Amount of sodium in table salt

  • When buying food products, it is preferable to make sure that the product does not exceed 300 mg of sodium per 100 g.
  • If the (daily value %) DV%, which is the daily value that you can eat in percentage terms, is %5 or less, then it is low in salt, but if the percentage is %20 or more, then the product is high in salt.
  • It is preferable to reduce canned and smoked meats such as sausage, turkey, and hot dogs.
  • It is advised to stay away as much as possible from high-sodium cheeses such as, American cheese, Parmesan, and cheddar, and replace them with low-sodium ones such as fresh mozzarella, Swiss cheese, goat cheese, and cream cheese.
  • It is recommended to avoid salty snacks such as chips, popcorn, biscuits, nuts and eat unsalted types.
  • It is preferable to reduce fast-cooked foods such as rice, vermicelli, potatoes, and cereals because they contain high amounts of salt.
  • It is recommended to reduce products containing monosodium glutamate and symbolized by the symbol MSG or Monosodium Glutamate or E621. They are considered flavor enhancers as an alternative to salt and are usually added to restaurant foods, canned vegetables, cold meats, sauces and soups. The proportion of sodium in them is equivalent to one-third of the amount of sodium found in table salt.
  • It is preferable not to eat too much fast food and restaurant meals due to their high sodium content.

In Food preparation

  • Limit the choice of seasonings and salty spices such as soy sauce, ketchup, chicken broth cubes, and replace them with lemon, garlic, vinegar, mint, black pepper, curry and others as alternatives.
  • Canned foods contain high amounts of salt, such as tuna, olives, beans, pickles, corn, so it is preferable to filter them from water or oil, wash them well, and then eat them.
  • Cooking food by grilling, roasting, or steaming to extract the natural flavor of the food (to reduce the need to add salt).
  • Replacing sodium salt with potassium salt or adding potassium-containing foods such as potatoes, tomatoes, bananas, as potassium helps to reduce the effects of sodium. The more potassium a person eats, the more sodium is lost through urine and thus helps lower blood pressure.

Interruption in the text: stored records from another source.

## Fuse next stage's conv1 into the strided last bottleneck block of stage one

The strided last block of the planes-64 stage now also computes the next stage's 1x1 conv1 (128 output channels) from its output tile, writing T1 for stage two directly. The trunk flag t1_ready lets stage two skip its standalone conv1 GEMM launch, and a packing step folds the scale into l2.0.c1 weights. This removes one kernel launch and one full read of the stage output. In exchange the fused kernel holds larger accumulators and shared-memory tiles, and its occupancy bound drops to 2 blocks per CU.

```diff
diff --git a/avcer_amd/_lib.py b/avcer_amd/_lib.py
--- a/avcer_amd/_lib.py
+++ b/avcer_amd/_lib.py
@@ -100,6 +100,7 @@
                                  C.c_void_p, C.c_void_p, c_stream]),
     "avcer_bneck_chain": (C.c_int, [c_ctx, C.c_int, C.c_int, C.c_int, C.c_int, C.c_void_p, C.c_void_p, C.c_int, C.c_int] + [C.c_void_p] * 9 +
                           [c_stream]),
+    "avcer_bneck_chain_entry": (C.c_int, [c_ctx, C.c_int, C.c_int, C.c_int, C.c_int] + [C.c_void_p] * 10 + [c_stream]),
     "avcer_stem_pool": (C.c_int, [c_ctx, C.c_void_p, C.c_size_t, C.c_void_p, C.c_void_p, C.c_void_p, C.c_void_p, C.c_int, c_stream]),
     "avcer_stem_pool_u8": (C.c_int, [c_ctx, C.c_void_p, C.c_int, C.c_int, C.c_int, C.c_void_p, C.c_void_p, C.c_void_p, C.c_void_p,
                                      c_stream]),
diff --git a/avcer_amd/csrc/api.hip b/avcer_amd/csrc/api.hip
--- a/avcer_amd/csrc/api.hip
+++ b/avcer_amd/csrc/api.hip
@@ -436,6 +436,7 @@
     bool stride_last;
     bool w2_frags;
     const char* tap;
+    bool t1_ready = false;
 };
 
 static void run_bneck_stage(Net& net, Trunk& t, int li, int b_begin, int b_end, int nb, void* last_out, const std::string& end_tap) {
@@ -453,24 +454,31 @@
                           pn = "l" + std::to_string(li + 1) + "." + std::to_string(b + 1) + ".";
         void* dst = (b == b_end - 1 && last_out) ? last_out : (t.X == t.pp[0] ? t.pp[1] : t.pp[0]);
         const bool fused = net.x3 && li < 3 && b >= fused_from, chain = fused && li < 2, next = b + 1 < blocks;
-        if (!fused || b == fused_from)
+        if (t.t1_ready) t.t1_ready = false;
+        else if (!fused || b == fused_from)
             net.gemm(conv2d_desc(nb, h, w, t.cin, 1, 1, 1, 0, planes, 1), p + "c1.w", net.F(p + "c1.s"), net.F(p + "c1.b"), t.X,
                      nullptr, t.T1, act, act);
         if (chain) {
             const bool first = b == 0;
+            const bool entry = !next && t.stride_last && s == 2 && planes == 64;
+            const std::string pe = entry ? "l" + std::to_string(li + 2) + ".0." : pn;
+            const bool next1 = next || entry;
             const Tensor *w2 = net.T(p + "c2.wf"), *w3 = net.T(first ? p + "c3d.w" : p + "c3.wf"),
-                         *w1n = next ? net.T(pn + "c1.wf") : nullptr;
+                         *w1n = next1 ? net.T(pe + "c1.wf") : nullptr;
             if (net.err != AVCER_OK) return;
-            if (!w2->x3 || !w3->x3 || (next && !w1n->x3)) {
+            if (!w2->x3 || !w3->x3 || (next1 && !w1n->x3)) {
                 net.err = set_err(ctx, AVCER_ESTATE, "%s: split chain weights not prepared", p.c_str());
                 return;
             }
-            net.chk(launch_bneck(ctx, planes, nb, h, w, t.T1, t.X, first ? t.cin : 0, s, dst, next ? t.T2 : nullptr, w2->x3,
-                                 net.F(p + "c2.b"), w3->x3, net.F(first ? p + "c3d.b" : p + "c3.b"), next ? w1n->x3 : nullptr,
-                                 next ? net.F(pn + "c1.b") : nullptr, net.st, t.w2_frags ? w2->x3f : nullptr));
+            net.chk(launch_bneck(ctx, planes, nb, h, w, t.T1, t.X, first ? t.cin : 0, s, dst, next1 ? t.T2 : nullptr, w2->x3,
+                                 net.F(p + "c2.b"), w3->x3, net.F(first ? p + "c3d.b" : p + "c3.b"), next1 ? w1n->x3 : nullptr,
+                                 next1 ? net.F(pe + "c1.b") : nullptr, net.st, t.w2_frags ? w2->x3f : nullptr,
+                                 entry ? 2 * planes : planes));
+            t.t1_ready = entry;
             if (ctx->tap_dst) {
                 net.tap((tap + "chain_out:" + p).c_str(), dst, (size_t)nb * oh * ow * planes * 4 * es);
                 if (next) net.tap((tap + "chain_t1n:" + p).c_str(), t.T2, (size_t)M * planes * es);
+                if (entry) net.tap((tap + "chain_t1n:" + p).c_str(), t.T2, (size_t)nb * oh * ow * 2 * planes * es);
             }
             std::swap(t.T1, t.T2);
         } else {
@@ -1271,6 +1279,16 @@
     return launch_bneck(ctx, planes, nb, h, w, t1, x, ds_cin, out_step, out, t1n, w2, b2, w3, b3, w1n, b1n, (hipStream_t)stream, w2_frags);
 }
 
+extern "C" int avcer_bneck_chain_entry(avcer_ctx* ctx, int planes, int nb, int h, int w, const void* t1, const void* x, void* out,
+                                       void* t1n, const void* w2, const float* b2, const void* w3, const float* b3, const void* w1n,
+                                       const float* b1n, avcer_stream_t stream) {
+    if (!ctx) return AVCER_EINVAL;
+    if (nb <= 0 || h <= 0 || w <= 0) return set_err(ctx, AVCER_EINVAL, "bneck_chain_entry: bad geometry");
+    if (!t1n || !w1n || !b1n) return set_err(ctx, AVCER_EINVAL, "bneck_chain_entry: the next stage's conv1 needs weights, bias and an output");
+    HIP_TRY(ctx, hipSetDevice(ctx->device));
+    return launch_bneck(ctx, planes, nb, h, w, t1, x, 0, 2, out, t1n, w2, b2, w3, b3, w1n, b1n, (hipStream_t)stream, nullptr, 2 * planes);
+}
+
 extern "C" int avcer_stem_pool(avcer_ctx* ctx, const void* planes_hi_lo, size_t plane_bytes, const void* w, const float* scale,
                                const float* bias, void* y, int n, avcer_stream_t stream) {
     if (!ctx) return AVCER_EINVAL;
diff --git a/avcer_amd/csrc/common.h b/avcer_amd/csrc/common.h
--- a/avcer_amd/csrc/common.h
+++ b/avcer_amd/csrc/common.h
@@ -118,7 +118,7 @@
 
 int launch_bneck(avcer_ctx* ctx, int planes, int nb, int h, int w, const void* t1, const void* x, int ds_cin, int out_step,
                  void* out, void* t1n, const void* w2, const float* b2, const void* w3, const float* b3, const void* w1n,
-                 const float* b1n, hipStream_t st, const void* w2_frags = nullptr);
+                 const float* b1n, hipStream_t st, const void* w2_frags = nullptr, int next_planes = 0);
 
 int launch_bneck_tail(avcer_ctx* ctx, int planes, long M, const void* t2, const void* x, void* out, void* t1n, const void* w3,
                       const float* b3, const void* w1n, const float* b1n, hipStream_t st);
diff --git a/avcer_amd/csrc/fused.hip b/avcer_amd/csrc/fused.hip
--- a/avcer_amd/csrc/fused.hip
+++ b/avcer_amd/csrc/fused.hip
@@ -406,8 +406,9 @@
 };
 
 template <int P, int BM, bool NEXT, int NQX, bool PATCH, int SUB = 1, bool T11 = false>
-__global__ void __launch_bounds__(256, P == 64 ? 3 : 2) bneck_kernel(const BneckParams p) {
-    static_assert(SUB == 1 || (SUB == 2 && !NEXT && NQX == 0 && !PATCH), "the strided form is the plain last block of a stage");
+__global__ void __launch_bounds__(256, P == 64 ? (NEXT && SUB == 2 ? 2 : 3) : 2) bneck_kernel(const BneckParams p) {
+    static_assert(SUB == 1 || (SUB == 2 && NQX == 0 && !PATCH), "the strided form is the last block of a stage");
+    static_assert(!(SUB == 2 && NEXT) || P == 64, "the next stage's conv1 behind the strided form: planes 64 only (see above)");
     static_assert(!T11 || (P == 64 && BM == 128 && !PATCH && SUB == 1), "the spatial-tile form serves planes 64 at full resolution");
     constexpr int NQ = P / 32;
     constexpr int NQT = NQ + NQX;
@@ -415,15 +416,16 @@
     constexpr int T11_E = 11, T11_PW = T11_E + 2, T11_SLOTS = 176;
     constexpr int NT = BM / 64;
     constexpr int NG = 4 * P / 32;
+    constexpr int N1 = NEXT && SUB == 2 ? 2 * P : P;
     constexpr int TILE_A = (BM + P) * ROWB;
-    constexpr int TILE_B = (32 * NQT + P) * ROWB;
+    constexpr int TILE_B = (32 * NQT + N1) * ROWB;
     constexpr int PHASE_A = T11 ? NQ * T11_SLOTS * ROWB : (PATCH ? PSLOTS * ROWB + 2 * P * ROWB : 2 * TILE_A);
     constexpr int TILES = PHASE_A > 2 * TILE_B ? PHASE_A : 2 * TILE_B;
-    constexpr int NBIAS = 6 * P;
+    constexpr int NBIAS = 5 * P + N1, B3OFF = P + N1;
     __shared__ __attribute__((aligned(16))) char smem[TILES + NBIAS * 4];
     float* sbias = reinterpret_cast<float*>(smem + TILES);
     for (int i = threadIdx.x; i < NBIAS; i += 256)
-        sbias[i] = i < P ? p.b2[i] : (i < 2 * P ? (NEXT ? p.b1n[i - P] : 0.f) : p.b3[i - 2 * P]);
+        sbias[i] = i < P ? p.b2[i] : (i < B3OFF ? (NEXT ? p.b1n[i - P] : 0.f) : p.b3[i - B3OFF]);
     const int wave = __builtin_amdgcn_readfirstlane((int)threadIdx.x >> 6);
     sp_flags_t ovm = 0;
     const int tid = threadIdx.x, lane = tid & 63;
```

Healthy diet for hypertensive patients

  • Follow the DASH / or Mediterranean diet through a nutritionist, which helps to reduce high blood pressure and lower bad cholesterol. These diets are based on an abundance amount of fruits, vegetables, whole grains, dairy, fish, nuts, legumes, and unsaturated fats such as olive oil and avocado.
  • Make sure to drink no less than two liters of water, or as determined by a Dietitian , according to your health condition.
  • The amount of sodium in bottled water is negligible, no matter how it differs from one company to another. That is, it does not raise the pressure level.*
  • Doing exercise for half an hour a day, at least 3 times a week.